» INPUT DATA:
=====

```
MOPA_HD constexpr double k1_bits(unsigned long long b) { return __builtin_bit_cast(double, b); }
template <class TR>
struct K1FkRegs {
    V3 pos;
    Q4 quat;
    double mat[9];
// ... 28 lines not shown
        k1_res_rec<ta>(R1, a_first ? r.res_pos[R] : gp, a_first ? r.res_quat[R] : gq, TR::res_size[R]);
        k1_res_rec<tb>(R2, a_first ? gp : r.res_pos[R], a_first ? gq : r.res_quat[R], TR::res_size[R] + 3);
        sink.resident(R, geom_dist<false>(code, R1, ta, R2, tb));
    }
}
template <class TR, int M, class Sink, int... R>
MOPA_HD void k1_fk_residents(K1FkRegs<TR> &r, const V3 &gp, const Q4 &gq, Sink &sink, std::integer_sequence<int, R...>) {
    (k1_fk_resident<TR, M, R>(r, gp, gq, sink), ...);
}
template <class TR, int M, class Sink>
MOPA_HD void k1_fk_geom(K1FkRegs<TR> &r, Sink &sink) {
    constexpr const unsigned long long *gd = TR::fk_gd[M];
    const V3 gp = add3(r.pos, mat_vec(r.mat, V3{k1_bits(gd[0]), k1_bits(gd[1]), k1_bits(gd[2])}));
    const Q4 gq = quat_mul(r.quat, Q4{k1_bits(gd[3]), k1_bits(gd[4]), k1_bits(gd[5]), k1_bits(gd[6])});
    sink(M, gp, gq);
    k1_fk_residents<TR, M>(r, gp, gq, sink, std::make_integer_sequence<int, k1_n_res<TR>>{});
}
template <class TR, int B, class Sink, int... G>
MOPA_HD void k1_fk_body(K1FkRegs<TR> &r, const double *qact, const double *sn, const double *cs, const double *pv, Sink &sink,
                        std::integer_sequence<int, G...>) {
    constexpr const int *bi = TR::fk_body[B];
    constexpr int load = bi[0], sf = bi[1], save = bi[2], mgadr = bi[3], jn = bi[5], jt = bi[6], src = bi[8];
    constexpr bool jp0 = bi[7] != 0;
    constexpr const unsigned long long *bd = TR::fk_bd[B];
    static_assert(jn <= 1 && sizeof...(G) == bi[4], "baked walk: one joint per body at most");
    if constexpr (jn == 1 && jt == J_FREE) {
        fk_free_step(pv + (src - TR::na), r.pos, r.quat);
    } else {
        V3 ppos;
        Q4 pquat;
// ... 43 lines not shown
    r.pos = V3{0.0, 0.0, 0.0};
    r.quat = Q4{1.0, 0.0, 0.0, 0.0};
    (k1_fk_body<TR, B>(r, qact, sn, cs, pv, sink, std::make_integer_sequence<int, TR::fk_body[B][4]>{}), ...);
}
struct V5FkSink {
    double *slab;
    float *cen;
    MOPA_D void operator()(int m, V3 gp, Q4 gq) {
        double *sp = slab + (size_t)m * kSlabStride;
        pose7_st<64>(sp, gp, gq);
        float *cp = cen + (size_t)m * 3 * 64;
        cp[0] = (float)gp.x; cp[64] = (float)gp.y; cp[128] = (float)gp.z;
    }
    double res_d[kResMax];
    MOPA_D void resident(int r, double d) { res_d[r] = d; }
};

struct V5Lds {
    float *cen;
    unsigned *ent;
    unsigned *bat;
    unsigned *bat2;
    unsigned long long *bad;
    unsigned long long *md;
    bool tp;
};
MOPA_HD int v5_lds_per_wave(int nmg, int ent_cap, bool want_md) { return ((nmg * 3 * 64 * 4) + ent_cap * 4 + 2 * kBatCapV5 * 4 + (want_md ? 64 * 8 : 0) + 8 + 15) & ~15; }

MOPA_D void v5_load_rec2(double (&R1)[15], double (&R2)[15], const SceneHdr &h, const double *D, const double *slab_tile,
                         int gA, int movA, int slotA, int gB, int movB, int slotB, int slA, int slB) {
// ... 168 lines not shown
        if (nd < n_small) N = 0;
    }
    extern __shared__ __attribute__((aligned(16))) unsigned char smem[];
    double *s_dbl = reinterpret_cast<double *>(smem);
    int *s_int = reinterpret_cast<int *>(s_dbl + h.n_dbl);
    int *s_tab = s_int + ((h.n_int + 3) & ~3);
    constexpr int kTail = GATE ? 3 : 1;
    for (int i = threadIdx.x; i < 8 * h.n_gp + kTail * h.nmg; i += blockDim.x) s_tab[i] = g_tab[i];
    stage_scene(h, g_dbl, g_int, s_dbl, s_int);
    LdsView v;
    v.dbl = s_dbl; v.ints = s_int; v.grec = nullptr; v.qbuf = nullptr; v.sc = nullptr; v.wl = nullptr;
    const int lane = threadIdx.x & 63, wave = threadIdx.x >> 6;
    V5Lds q;
    {
        const int n_cen = CEN_LDS ? h.nmg : 0;
        unsigned char *base = reinterpret_cast<unsigned char *>(s_tab + ((8 * h.n_gp + kTail * h.nmg + 3) & ~3)) + wave * v5_lds_per_wave(n_cen, h.v5_ent_cap, WANT_MD);
        q.cen = reinterpret_cast<float *>(base);
        q.ent = reinterpret_cast<unsigned *>(q.cen + n_cen * 3 * 64);
        q.bat = q.ent + h.v5_ent_cap;
        q.bat2 = q.bat + kBatCapV5;
        q.md = reinterpret_cast<unsigned long long *>(q.bat2 + kBatCapV5);
        q.bad = WANT_MD ? q.md + 64 : q.md;
        q.tp = false;
    }
    const double *__restrict__ GD = g_dbl;
    const int32_t *__restrict__ GI = g_int;
    const int nslab = h.nmg + h.n_save;
    double *slab = slab_all + ((size_t)blockIdx.x * kWavesPerBlock + wave) * (size_t)nslab * kSlabStride + lane;
    const double *slab_tile = slab - lane;
    double *mpr_ring = mpr_all + ((size_t)blockIdx.x * kWavesPerBlock + wave) * (size_t)kMprCapV5 * kMprRow;
    float *gcen = CEN_LDS ? nullptr : cen_all + ((size_t)blockIdx.x * kWavesPerBlock + wave) * (size_t)h.nmg * 3 * 64 + lane;
    int mpr_head = 0, mpr_count = 0;
    const long long n_tiles = (N + 63) >> 6;
// ... 6 lines not shown
        long long s = tile * 64 + lane;
        const bool act = s < N;
        if (!act) s = N - 1;
        const double *qa_row = q_active + s * h.na;
        const double *env_row = qpos_env + (env_idx ? (long long)env_idx[s] : s / samples_per_env) * h.nq;
        if (lane == 0) *q.bad = 0ull;
        if (WANT_MD) q.md[lane] = f64_sortable(0.0);

        double res_d[kResMax] = {};
#ifdef MOPA_V5_FK_REPS
        for (int fk_rep = 0; fk_rep < MOPA_V5_FK_REPS; fk_rep++)
#endif
        if constexpr (TR::kBaked) {
            double *fk_slab = slab;
            asm volatile("" : "+v"(fk_slab));
            V5FkSink sink{fk_slab, q.cen + lane, {}};
            k1_fk_baked<TR>(qa_row, env_row, sink, std::make_integer_sequence<int, TR::nmb>{});
#pragma unroll
            for (int r = 0; r < kResMax; r++) res_d[r] = sink.res_d[r];
#ifdef MOPA_V5_FK_REPS
            asm volatile("" ::: "memory");
#endif
        } else {
            double *ps = reinterpret_cast<double *>(q.ent);
            bool tile_poses = false;
            if (!GATE && h.n_pas_b > 0) {
                const unsigned long long er = (unsigned long long)env_row;
                const unsigned long long e0 = ((unsigned long long)(unsigned)__builtin_amdgcn_readfirstlane((int)(er >> 32)) << 32) | (unsigned)__builtin_amdgcn_readfirstlane((int)(unsigned)er);
                tile_poses = __all(er == e0);
            }
            q.tp = !GATE && tile_poses;
// ... 420 lines not shown
```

=====

» WHAT YOU WILL DO: The full listing above should be transcribed exactly.

» COMPLETED EXERCISE:
```
MOPA_HD constexpr double k1_bits(unsigned long long b) { return __builtin_bit_cast(double, b); }
template <class TR>
struct K1FkRegs {
    V3 pos;
    Q4 quat;
    double mat[9];
// ... 28 lines not shown
        k1_res_rec<ta>(R1, a_first ? r.res_pos[R] : gp, a_first ? r.res_quat[R] : gq, TR::res_size[R]);
        k1_res_rec<tb>(R2, a_first ? gp : r.res_pos[R], a_first ? gq : r.res_quat[R], TR::res_size[R] + 3);
        sink.resident(R, geom_dist<false>(code, R1, ta, R2, tb));
    }
}
template <class TR, int M, class Sink, int... R>
MOPA_HD void k1_fk_residents(K1FkRegs<TR> &r, const V3 &gp, const Q4 &gq, Sink &sink, std::integer_sequence<int, R...>) {
    (k1_fk_resident<TR, M, R>(r, gp, gq, sink), ...);
}
template <class TR, int M, class Sink>
MOPA_HD void k1_fk_geom(K1FkRegs<TR> &r, Sink &sink) {
    constexpr const unsigned long long *gd = TR::fk_gd[M];
    const V3 gp = add3(r.pos, mat_vec(r.mat, V3{k1_bits(gd[0]), k1_bits(gd[1]), k1_bits(gd[2])}));
    const Q4 gq = quat_mul(r.quat, Q4{k1_bits(gd[3]), k1_bits(gd[4]), k1_bits(gd[5]), k1_bits(gd[6])});
    sink(M, gp, gq);
    k1_fk_residents<TR, M>(r, gp, gq, sink, std::make_integer_sequence<int, k1_n_res<TR>>{});
}
template <class TR, int B, class Sink, int... G>
MOPA_HD void k1_fk_body(K1FkRegs<TR> &r, const double *qact, const double *sn, const double *cs, const double *pv, Sink &sink,
                        std::integer_sequence<int, G...>) {
    constexpr const int *bi = TR::fk_body[B];
    constexpr int load = bi[0], sf = bi[1], save = bi[2], mgadr = bi[3], jn = bi[5], jt = bi[6], src = bi[8];
    constexpr bool jp0 = bi[7] != 0;
    constexpr const unsigned long long *bd = TR::fk_bd[B];
    static_assert(jn <= 1 && sizeof...(G) == bi[4], "baked walk: one joint per body at most");
    if constexpr (jn == 1 && jt == J_FREE) {
        fk_free_step(pv + (src - TR::na), r.pos, r.quat);
    } else {
        V3 ppos;
        Q4 pquat;
// ... 43 lines not shown
    r.pos = V3{0.0, 0.0, 0.0};
    r.quat = Q4{1.0, 0.0, 0.0, 0.0};
    (k1_fk_body<TR, B>(r, qact, sn, cs, pv, sink, std::make_integer_sequence<int, TR::fk_body[B][4]>{}), ...);
}
struct V5FkSink {
    double *slab;
    float *cen;
    MOPA_D void operator()(int m, V3 gp, Q4 gq) {
        double *sp = slab + (size_t)m * kSlabStride;
        pose7_st<64>(sp, gp, gq);
        float *cp = cen + (size_t)m * 3 * 64;
        cp[0] = (float)gp.x; cp[64] = (float)gp.y; cp[128] = (float)gp.z;
    }
    double res_d[kResMax];
    MOPA_D void resident(int r, double d) { res_d[r] = d; }
};

struct V5Lds {
    float *cen;
    unsigned *ent;
    unsigned *bat;
    unsigned *bat2;
    unsigned long long *bad;
    unsigned long long *md;
    bool tp;
};
MOPA_HD int v5_lds_per_wave(int nmg, int ent_cap, bool want_md) { return ((nmg * 3 * 64 * 4) + ent_cap * 4 + 2 * kBatCapV5 * 4 + (want_md ? 64 * 8 : 0) + 8 + 15) & ~15; }

MOPA_D void v5_load_rec2(double (&R1)[15], double (&R2)[15], const SceneHdr &h, const double *D, const double *slab_tile,
                         int gA, int movA, int slotA, int gB, int movB, int slotB, int slA, int slB) {
// ... 168 lines not shown
        if (nd < n_small) N = 0;
    }
    extern __shared__ __attribute__((aligned(16))) unsigned char smem[];
    double *s_dbl = reinterpret_cast<double *>(smem);
    int *s_int = reinterpret_cast<int *>(s_dbl + h.n_dbl);
    int *s_tab = s_int + ((h.n_int + 3) & ~3);
    constexpr int kTail = GATE ? 3 : 1;
    for (int i = threadIdx.x; i < 8 * h.n_gp + kTail * h.nmg; i += blockDim.x) s_tab[i] = g_tab[i];
    stage_scene(h, g_dbl, g_int, s_dbl, s_int);
    LdsView v;
    v.dbl = s_dbl; v.ints = s_int; v.grec = nullptr; v.qbuf = nullptr; v.sc = nullptr; v.wl = nullptr;
    const int lane = threadIdx.x & 63, wave = threadIdx.x >> 6;
    V5Lds q;
    {
        const int n_cen = CEN_LDS ? h.nmg : 0;
        unsigned char *base = reinterpret_cast<unsigned char *>(s_tab + ((8 * h.n_gp + kTail * h.nmg + 3) & ~3)) + wave * v5_lds_per_wave(n_cen, h.v5_ent_cap, WANT_MD);
        q.cen = reinterpret_cast<float *>(base);
        q.ent = reinterpret_cast<unsigned *>(q.cen + n_cen * 3 * 64);
        q.bat = q.ent + h.v5_ent_cap;
        q.bat2 = q.bat + kBatCapV5;
        q.md = reinterpret_cast<unsigned long long *>(q.bat2 + kBatCapV5);
        q.bad = WANT_MD ? q.md + 64 : q.md;
        q.tp = false;
    }
    const double *__restrict__ GD = g_dbl;
    const int32_t *__restrict__ GI = g_int;
    const int nslab = h.nmg + h.n_save;
    double *slab = slab_all + ((size_t)blockIdx.x * kWavesPerBlock + wave) * (size_t)nslab * kSlabStride + lane;
    const double *slab_tile = slab - lane;
    double *mpr_ring = mpr_all + ((size_t)blockIdx.x * kWavesPerBlock + wave) * (size_t)kMprCapV5 * kMprRow;
    float *gcen = CEN_LDS ? nullptr : cen_all + ((size_t)blockIdx.x * kWavesPerBlock + wave) * (size_t)h.nmg * 3 * 64 + lane;
    int mpr_head = 0, mpr_count = 0;
    const long long n_tiles = (N + 63) >> 6;
// ... 6 lines not shown
        long long s = tile * 64 + lane;
        const bool act = s < N;
        if (!act) s = N - 1;
        const double *qa_row = q_active + s * h.na;
        const double *env_row = qpos_env + (env_idx ? (long long)env_idx[s] : s / samples_per_env) * h.nq;
        if (lane == 0) *q.bad = 0ull;
        if (WANT_MD) q.md[lane] = f64_sortable(0.0);

        double res_d[kResMax] = {};
#ifdef MOPA_V5_FK_REPS
        for (int fk_rep = 0; fk_rep < MOPA_V5_FK_REPS; fk_rep++)
#endif
        if constexpr (TR::kBaked) {
            double *fk_slab = slab;
            asm volatile("" : "+v"(fk_slab));
            V5FkSink sink{fk_slab, q.cen + lane, {}};
            k1_fk_baked<TR>(qa_row, env_row, sink, std::make_integer_sequence<int, TR::nmb>{});
#pragma unroll
            for (int r = 0; r < kResMax; r++) res_d[r] = sink.res_d[r];
#ifdef MOPA_V5_FK_REPS
            asm volatile("" ::: "memory");
#endif
        } else {
            double *ps = reinterpret_cast<double *>(q.ent);
            bool tile_poses = false;
            if (!GATE && h.n_pas_b > 0) {
                const unsigned long long er = (unsigned long long)env_row;
                const unsigned long long e0 = ((unsigned long long)(unsigned)__builtin_amdgcn_readfirstlane((int)(er >> 32)) << 32) | (unsigned)__builtin_amdgcn_readfirstlane((int)(unsigned)er);
                tile_poses = __all(er == e0);
            }
            q.tp = !GATE && tile_poses;
// ... 420 lines not shown
```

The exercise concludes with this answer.